Reverse-engineering Netflix CTR tracking

Written on April 19, 2018

This post is an introduction to tracking user behavior on apps and websites. It focuses on how Netflix tracks carousel loads and user clicks on movie cards.

Most data products out there rely on knowing how users interact with the product. On Netflix for example, improving recommender systems requires knowing which movies were loaded in which carousel, which movie cards were clicked on, which movies started being watched, and if they were watched completely or not. Armed with data from the carousel loads and card clicks, a data analyst could measure the click-through rate for each movie card presented in the first carousel.
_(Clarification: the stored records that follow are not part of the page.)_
class InMemoryAPIServer:

    def __init__(self):
        self._store: dict = defaultdict(dict)
        self._rv = itertools.count(1)
        self._lock = asyncio.Lock()
        self._watchers: list = []
        self._history: deque = deque(maxlen=_WATCH_HISTORY)
        self.reactors: list = []
        self.validators: dict = {}
        self.eviction_reactor: Optional[Callable] = None
        self.evictions: list = []


    def _next_rv(self) -> str:
        return str(next(self._rv))

    def _fire_reactors(self, verb: str, gvk: tuple, payload: Any) -> None:
        for r in list(self.reactors):
            err = r(verb, gvk, payload)
            if err is not None:
                raise err

    def _broadcast(self, gvk: tuple, event_type: str, obj: dict) -> None:
        rv = int(obj["metadata"]["resourceVersion"])
        self._history.append((rv, gvk, event_type, obj))
        for wgvk, queue in self._watchers:
            if wgvk == gvk:
                queue.put_nowait((event_type, obj))

    def _bump(self, obj: dict) -> None:
        obj["metadata"]["resourceVersion"] = self._next_rv()

    def _validate(self, gvk: tuple, new: dict, old: Optional[dict]) -> None:
        fn = self.validators.get(gvk)
        if fn is None:
            return
        errs = fn(new, old)
        if errs:
            raise InvalidError(
                f"{gvk[1]} {ko.name_of(new)} is invalid: " + "; ".join(errs[:5])
            )


    async def get(self, api_version: str, kind: str, name: str, namespace: str) -> dict:
        async with self._lock:
            gvk = _gvk(api_version, kind)
            self._fire_reactors("get", gvk, name)
            obj = self._store[gvk].get(_key(namespace, name))
            if obj is None:
                raise NotFoundError(f"{kind} {namespace}/{name} not found")
            return ko.deep_copy(obj)

    async def list(
        self,
        api_version: str,
        kind: str,
        namespace: str,
        label_selector: str,
        field_selector: str,
    ) -> tuple:
        async with self._lock:
            gvk = _gvk(api_version, kind)
            validate_field_selector(api_version, kind, field_selector)
            self._fire_reactors("list", gvk, None)
            sel = LabelSelector.parse(label_selector) if label_selector else None
            out = []
            for (ns, _), obj in self._store[gvk].items():
                if namespace and ns != namespace:
                    continue
                if sel and not sel.matches(ko.labels_of(obj)):
                    continue
                if not match_field_selector(obj, field_selector):
                    continue
                out.append(ko.deep_copy(obj))
            return out, str(self._peek_rv())

    def _peek_rv(self) -> int:
        c = next(self._rv)
        self._rv = itertools.chain([c], self._rv)
        return c - 1

    async def create(self, obj: dict) -> dict:
        async with self._lock:
            api_version, kind = obj.get("apiVersion", ""), obj.get("kind", "")
            if not api_version or not kind or not ko.name_of(obj):
                raise InvalidError("apiVersion, kind and metadata.name are required")
            gvk = _gvk(api_version, kind)
            self._fire_reactors("create", gvk, obj)
            key = _key(ko.namespace_of(obj), ko.name_of(obj))
            if key in self._store[gvk]:
                raise AlreadyExistsError(f"{kind} {key[0]}/{key[1]} already exists")
            stored = ko.deep_copy(obj)
            m = ko.meta(stored)
            m["uid"] = m.get("uid") or ko.uuid4_str()
            m["creationTimestamp"] = m.get("creationTimestamp") or ko.now_rfc3339()
            m["generation"] = 1
            self._validate(gvk, stored, None)
            self._bump(stored)
            self._store[gvk][key] = stored
            if kind == "Event" and len(self._store[gvk]) > 20000:
                drop = next(iter(self._store[gvk]))
                del self._store[gvk][drop]
            self._broadcast(gvk, ADDED, stored)
            return ko.deep_copy(stored)

    async def update(self, obj: dict, subresource: str = "") -> dict:
        async with self._lock:
            api_version, kind = obj.get("apiVersion", ""), obj.get("kind", "")
            gvk = _gvk(api_version, kind)
            self._fire_reactors("update", gvk, obj)
            key = _key(ko.namespace_of(obj), ko.name_of(obj))
            cur = self._store[gvk].get(key)
            if cur is None:
                raise NotFoundError(f"{kind} {key[0]}/{key[1]} not found")
            rv = obj.get("metadata", {}).get("resourceVersion")
            if rv and rv != cur["metadata"]["resourceVersion"]:
                raise ConflictError(
                    f"{kind} {key[1]}: resourceVersion mismatch ({rv} != {cur['metadata']['resourceVersion']})"
                )
            return self._apply_update(gvk, key, cur, obj, subresource)

    def _apply_update(
        self, gvk: tuple, key: tuple, cur: dict, obj: dict, subresource: str, owned: bool = False
    ) -> dict:
        if subresource == "status":
            stored = {**cur, "metadata": {**cur["metadata"]}}
            stored["status"] = ko.deep_copy(obj.get("status", {}))
        else:
            if ko.is_deleting(cur):
                added = set(ko.finalizers_of(obj)) - set(ko.finalizers_of(cur))
                if added:
                    raise InvalidError(
                        "metadata.finalizers: Forbidden: no new finalizers can "
                        f"be added if the object is being deleted (added: {sorted(added)})"
                    )
            new = obj if owned else ko.deep_copy(obj)
            new["status"] = cur.get("status", {})
            nm = ko.meta(new)
            cm = cur["metadata"]
            for f in ("uid", "creationTimestamp", "generation", "deletionTimestamp"):
                if f in cm:
                    nm[f] = cm[f]
                else:
                    nm.pop(f, None)
            ns, cs = new.get("spec"), cur.get("spec")
            if ns is cs:
                pass
            elif ns != cs:
                nm["generation"] = cm.get("generation", 1) + 1
            elif "spec" in new:
                new["spec"] = cs
            stored = new
        self._validate(gvk, stored, cur)
        self._bump(stored)
        if ko.is_deleting(stored) and not ko.finalizers_of(stored) and subresource != "status":
            del self._store[gvk][key]
            self._broadcast(gvk, DELETED, stored)
        else:
            self._store[gvk][key] = stored
            self._broadcast(gvk, MODIFIED, stored)
        return ko.deep_copy(stored)

    async def patch(
        self,
        api_version: str,
        kind: str,
        name: str,
        patch: dict,
        namespace: str,
        subresource: str,
    ) -> dict:
        async with self._lock:
            gvk = _gvk(api_version, kind)
            self._fire_reactors("patch", gvk, name)
            key = _key(namespace, name)
            cur = self._store[gvk].get(key)
            if cur is None:
                raise NotFoundError(f"{kind} {namespace}/{name} not found")
            req_rv = (patch.get("metadata") or {}).get("resourceVersion")
            if req_rv and req_rv != cur["metadata"]["resourceVersion"]:
                raise ConflictError(
                    f"{kind} {name}: resourceVersion mismatch "
                    f"({req_rv} != {cur['metadata']['resourceVersion']})"
                )
            if subresource == "status":
                merged_status = json_merge_patch(cur.get("status", {}), patch.get("status", patch))
                return self._apply_update(gvk, key, cur, {"status": merged_status}, "status")
            merged = merge_patch_owned(cur, patch)
            merged.setdefault("metadata", {})["resourceVersion"] = cur["metadata"]["resourceVersion"]
            return self._apply_update(gvk, key, cur, merged, "", owned=True)

    async def delete(
        self,
        api_version: str,
        kind: str,
        name: str,
        namespace: str,
        uid_precondition: str = "",
        grace_period_seconds: Optional[int] = None,
    ) -> None:
        async with self._lock:
            gvk = _gvk(api_version, kind)
            self._fire_reactors("delete", gvk, name)
            key = _key(namespace, name)
            cur = self._store[gvk].get(key)
            if cur is None:
                raise NotFoundError(f"{kind} {namespace}/{name} not found")
            if uid_precondition and ko.uid_of(cur) != uid_precondition:
                raise ConflictError(f"{kind} {name}: uid precondition failed")
            if ko.finalizers_of(cur):
                if not ko.is_deleting(cur):
                    stored = {**cur, "metadata": {**cur["metadata"]}}
                    ko.meta(stored)["deletionTimestamp"] = ko.now_rfc3339()
                    self._bump(stored)
                    self._store[gvk][key] = stored
                    self._broadcast(gvk, MODIFIED, stored)
                return
            stored = {**cur, "metadata": {**cur["metadata"]}}
            ko.meta(stored)["deletionTimestamp"] = ko.now_rfc3339()
            self._bump(stored)
            del self._store[gvk][key]
            self._broadcast(gvk, DELETED, stored)

    async def evict(self, pod: dict, grace_period_seconds: Optional[int]) -> None:
        async with self._lock:
            if self.eviction_reactor is not None:
                err = self.eviction_reactor(pod)
                if err is not None:
                    raise err
            gvk = _gvk("v1", "Pod")
            key = _key(ko.namespace_of(pod), ko.name_of(pod))
            cur = self._store[gvk].get(key)
            if cur is None:
                raise NotFoundError(f"Pod {key[0]}/{key[1]} not found")
            self.evictions.append(key)
            stored = ko.deep_copy(cur)
            ko.meta(stored)["deletionTimestamp"] = ko.now_rfc3339()
            self._bump(stored)
            if ko.finalizers_of(cur):
                self._store[gvk][key] = stored
                self._broadcast(gvk, MODIFIED, stored)
            else:
                del self._store[gvk][key]
                self._broadcast(gvk, DELETED, stored)

    def subscribe(self, api_version: str, kind: str, resource_version: str) -> tuple:
        gvk = _gvk(api_version, kind)
        queue: asyncio.Queue = asyncio.Queue()
        if resource_version:
            rv = int(resource_version)
            if self._history:
                oldest = self._history[0][0]
                if rv + 1 < oldest and any(True for _ in self._store[gvk]):
                    raise GoneError(f"resourceVersion {rv} too old")
            for erv, egvk, etype, eobj in self._history:
                if egvk == gvk and erv > rv:
                    queue.put_nowait((etype, ko.deep_copy(eobj)))
        entry = (gvk, queue)
        self._watchers.append(entry)

        def unsubscribe():
            try:
                self._watchers.remove(entry)
            except ValueError:
                pass

        return queue, unsubscribe

    def break_watches(self) -> int:
        broken = 0
        for _, queue in list(self._watchers):
            queue.put_nowait((_WATCH_BROKEN, None))
            broken += 1
        return broken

They could design an AB experiment where they compare different cards, and keep those with the highest click-through rate.

Concretely, carousel loads on the web app are tracked via a HTTP POST request to this endpoint:

https://www.netflix.com/uitracking/users/presentationtracking

The client sends a JSON payload indicating location, video_id, carousel number, position of item in each carousel, image key (thumbnail), and more.

Clicking on the 3rd item of the 5th carousel, the URL to the movie page is:

https://www.netflix.com/watch/80170100?trackId=12345678&tctx=5,3,a65ca16f-c4be-4a30-8bd6-f011348a6d1e-161234387

I think the ids are: movie number, user id, position of clicked carousel in page, position of clicked item in carousel, and session id. They probably have an event fired in the backend, e.g. recommendations_loaded with user_id, session id, and list of recs for each carousel. This would allow them to join backend loads with front-end clicks.